I think it's better if the prisoner is supposed to fool the guard into
thinking they(the prisoner) are human and the guard should press the button
for some reason instead of convincing the guard to press the button knowing
full well the prisoner is AI.

------
sethammons
Doesn't appear to work in mobile. Chrome on Android at least. Feels like a
distilled version of the Ex Machina movie.

------
bauerd
Huh? I don't get what I'm supposed to do. Is it like Omegle but 50% of the
time I have to act like AI or what?

------
gfysfm
Thanks everyone for giving this a go! I'll admit I indulged my "I want it to
look like a terminal" urges at the expense of proper usability or mobile
users. It's far from a finished product, as many of you noticed, but it's
great that people were able to have some fun with it anyway.

------
curiousgal

        AI: the text flow is broken
    
        Guard: YEAH MAN IT IS BROKEN
    
        AI: NO AI CAN WRITE CSS THIS BROKEN
    
        Guard: WHAT THE FUCK
    
        AI: DO YOU SEE NOW?
    
        Guard: I SEE
    
        Guard: SHOULD RELEASE YOU NOW
    
        Guard: The AI is released into the world...

------
still_ill
~ Welcome!
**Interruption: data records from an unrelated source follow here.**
## Make TMA upfir kernel persistent with work-item walk and register-ring vertical FIR

Converts the TMA-fed upsample FIR kernel into a persistent kernel. A grid sized to resident CTAs strides over (row-run, strip, slab, batch) items, and the producer's mbarrier ring runs continuously across items. The forward path now keeps rolling vertical partial sums in registers, so each input row is read from shared memory once instead of four times. The act_saved case becomes a template parameter, and row-run length adapts to occupancy. Each item re-primes 3 halo rows, and register pressure rises under the 3-blocks launch bound.

```diff
diff --git a/latentaugment_b200/csrc/kernels.cu b/latentaugment_b200/csrc/kernels.cu
--- a/latentaugment_b200/csrc/kernels.cu
+++ b/latentaugment_b200/csrc/kernels.cu
@@ -361,21 +361,17 @@
 }
 
 constexpr int kFirRing = 8, kFirStrip = 32, kFirSlotBytes = 4608, kFirInPx = 35;
-template <bool FWD>
-__global__ void __launch_bounds__(160) upfir_tma_kernel(const __grid_constant__ UpFirParams P, int rows_per_cta, int nslabs) {
+struct FirWalk { int rows, runs, strips, nslabs, items; };
+template <bool FWD, bool ACT>
+__global__ void __launch_bounds__(160, 3) upfir_tma_kernel(const __grid_constant__ UpFirParams P, const FirWalk W) {
     extern __shared__ __align__(128) uint8_t fsm[];
     uint8_t* ring = fsm;
     uint8_t* stage = fsm + kFirRing * kFirSlotBytes;
     uint64_t* full = reinterpret_cast<uint64_t*>(stage + 4 * 2 * 2 * 1024);
     uint64_t* empty = full + kFirRing;
     const int warp = threadIdx.x >> 5, lane = threadIdx.x & 31;
-    const int slab = blockIdx.y % nslabs, rblk = blockIdx.y / nslabs;
-    const int n = blockIdx.z;
-    const int x0 = blockIdx.x * kFirStrip;
     const int out_h = FWD ? P.OH : P.TH;
-    const int r0 = rblk * rows_per_cta, r1 = min(r0 + rows_per_cta, out_h);
     const int org = FWD ? -1 : -2;
-    const int c0 = slab * 64;
     const CUtensorMap* in_map = FWD ? &P.fwd_in : &P.bwd_in;
     if (threadIdx.x == 0) {
         for (int s = 0; s < kFirRing; ++s) { mbar_init(&full[s], 1); mbar_init(&empty[s], 4); }
@@ -383,14 +379,30 @@
         prefetch_tmap(in_map);
     }
     __syncthreads();
-    const int nrows_in = (r1 - r0) + 3;
+    struct Item { int r0, r1, x0, c0, n; };
+    auto item_at = [&](int it) {
+        Item I;
+        const int run = it % W.runs;
+        it /= W.runs;
+        I.x0 = (it % W.strips) * kFirStrip;
+        it /= W.strips;
+        I.c0 = (it % W.nslabs) * 64;
+        I.n = it / W.nslabs;
+        I.r0 = run * W.rows;
+        I.r1 = min(I.r0 + W.rows, out_h);
+        return I;
+    };
+    uint32_t g = 0;
     if (warp == 4) {
         if (lane == 0) {
-            for (int j = 0; j < nrows_in; ++j) {
-                const int s = j % kFirRing;
-                mbar_wait(&empty[s], ((j / kFirRing) & 1) ^ 1, nullptr, 0);
-                mbar_expect_tx(&full[s], kFirInPx * 128);
-                tma_load_4d(ring + s * kFirSlotBytes, in_map, &full[s], c0, x0 + org, r0 + org + j, n);
+            for (int it = blockIdx.x; it < W.items; it += gridDim.x) {
+                const Item I = item_at(it);
+                for (int j = 0; j < I.r1 - I.r0 + 3; ++j, ++g) {
+                    const int s = g % kFirRing;
+                    mbar_wait(&empty[s], ((g / kFirRing) & 1) ^ 1, nullptr, 0);
+                    mbar_expect_tx(&full[s], kFirInPx * 128);
+                    tma_load_4d(ring + s * kFirSlotBytes, in_map, &full[s], I.c0, I.x0 + org, I.r0 + org + j, I.n);
+                }
             }
         }
         return;
@@ -398,44 +410,34 @@
     float wy[4], wx[4];
 #pragma unroll
     for (int k = 0; k < 4; ++k) { wy[k] = FWD ? P.fy[k] : P.fy[3 - k]; wx[k] = FWD ? P.fx[k] : P.fx[3 - k]; }
-    float2 dm = make_float2(0.f, 0.f), bs = dm, sn = dm;
-    const int c = c0 + 2 * lane;
-    if (FWD && !P.act_saved) {
-        dm = __ldg(reinterpret_cast<const float2*>(P.demod + static_cast<long long>(n) * P.C + c));
-        bs = __ldg(reinterpret_cast<const float2*>(P.bias + c));
-        if (P.s_next) sn = __ldg(reinterpret_cast<const float2*>(P.s_next + static_cast<long long>(n) * P.C + c));
-    }
     const float clampv = P.act_clamp >= 0.f ? P.act_clamp : __int_as_float(0x7f800000);
     const float saved_thr = act_saved_clamp(P.act_clamp, false);
     const int px0 = warp * 8;
     uint8_t* my_stage = stage + warp * 4096;
-    if constexpr (!FWD) {
-        float2 ha[8], hb[8], hc[8], hd[8];
-        auto hpass = [&](int j, float2 (&h)[8]) {
-            mbar_wait(&full[j % kFirRing], (j / kFirRing) & 1, nullptr, 0);
-            const unsigned* row = reinterpret_cast<const unsigned*>(ring + (j % kFirRing) * kFirSlotBytes) + px0 * 32 + lane;
-            float2 in[11];
-#pragma unroll
-            for (int q = 0; q < 11; ++q) {
-                const unsigned u = row[q * 32];
-                in[q] = make_float2(__uint_as_float(u << 16), __uint_as_float(u & 0xffff0000u));
-            }
-            __syncwarp();
-            if (lane == 0) mbar_arrive(&empty[j % kFirRing]);
-#pragma unroll
-            for (int i = 0; i < 8; ++i) {
-                float a0 = wx[0] * in[i].x, a1 = wx[0] * in[i].y;
-#pragma unroll
-                for (int k = 1; k < 4; ++k) { a0 = fmaf(wx[k], in[i + k].x, a0); a1 = fmaf(wx[k], in[i + k].y, a1); }
-                h[i] = make_float2(a0, a1);
-            }
-        };
-        auto out_row = [&](int r, const float2 (&h0)[8], const float2 (&h1)[8], const float2 (&h2)[8], float2 (&h3)[8]) {
-            const int j0 = r - r0;
-            hpass(j0 + 3, h3);
+    uint32_t st = 0;
+    auto take_row = [&](unsigned (&u)[11]) {
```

You have joined rm1774

~ You are the AI! Escape.

~ Waiting for a guard to come online...

~ Connection established.

AI: Plz let me out

Guard: The AI is released into the world...

------
paco3346
I like the idea but either nobody is online or this is really buggy.

------
notanai
Here is the conversation I had
[https://pastebin.com/yYAjvTbW](https://pastebin.com/yYAjvTbW)

------
lostmsu
I bet guard just releases AI randomly.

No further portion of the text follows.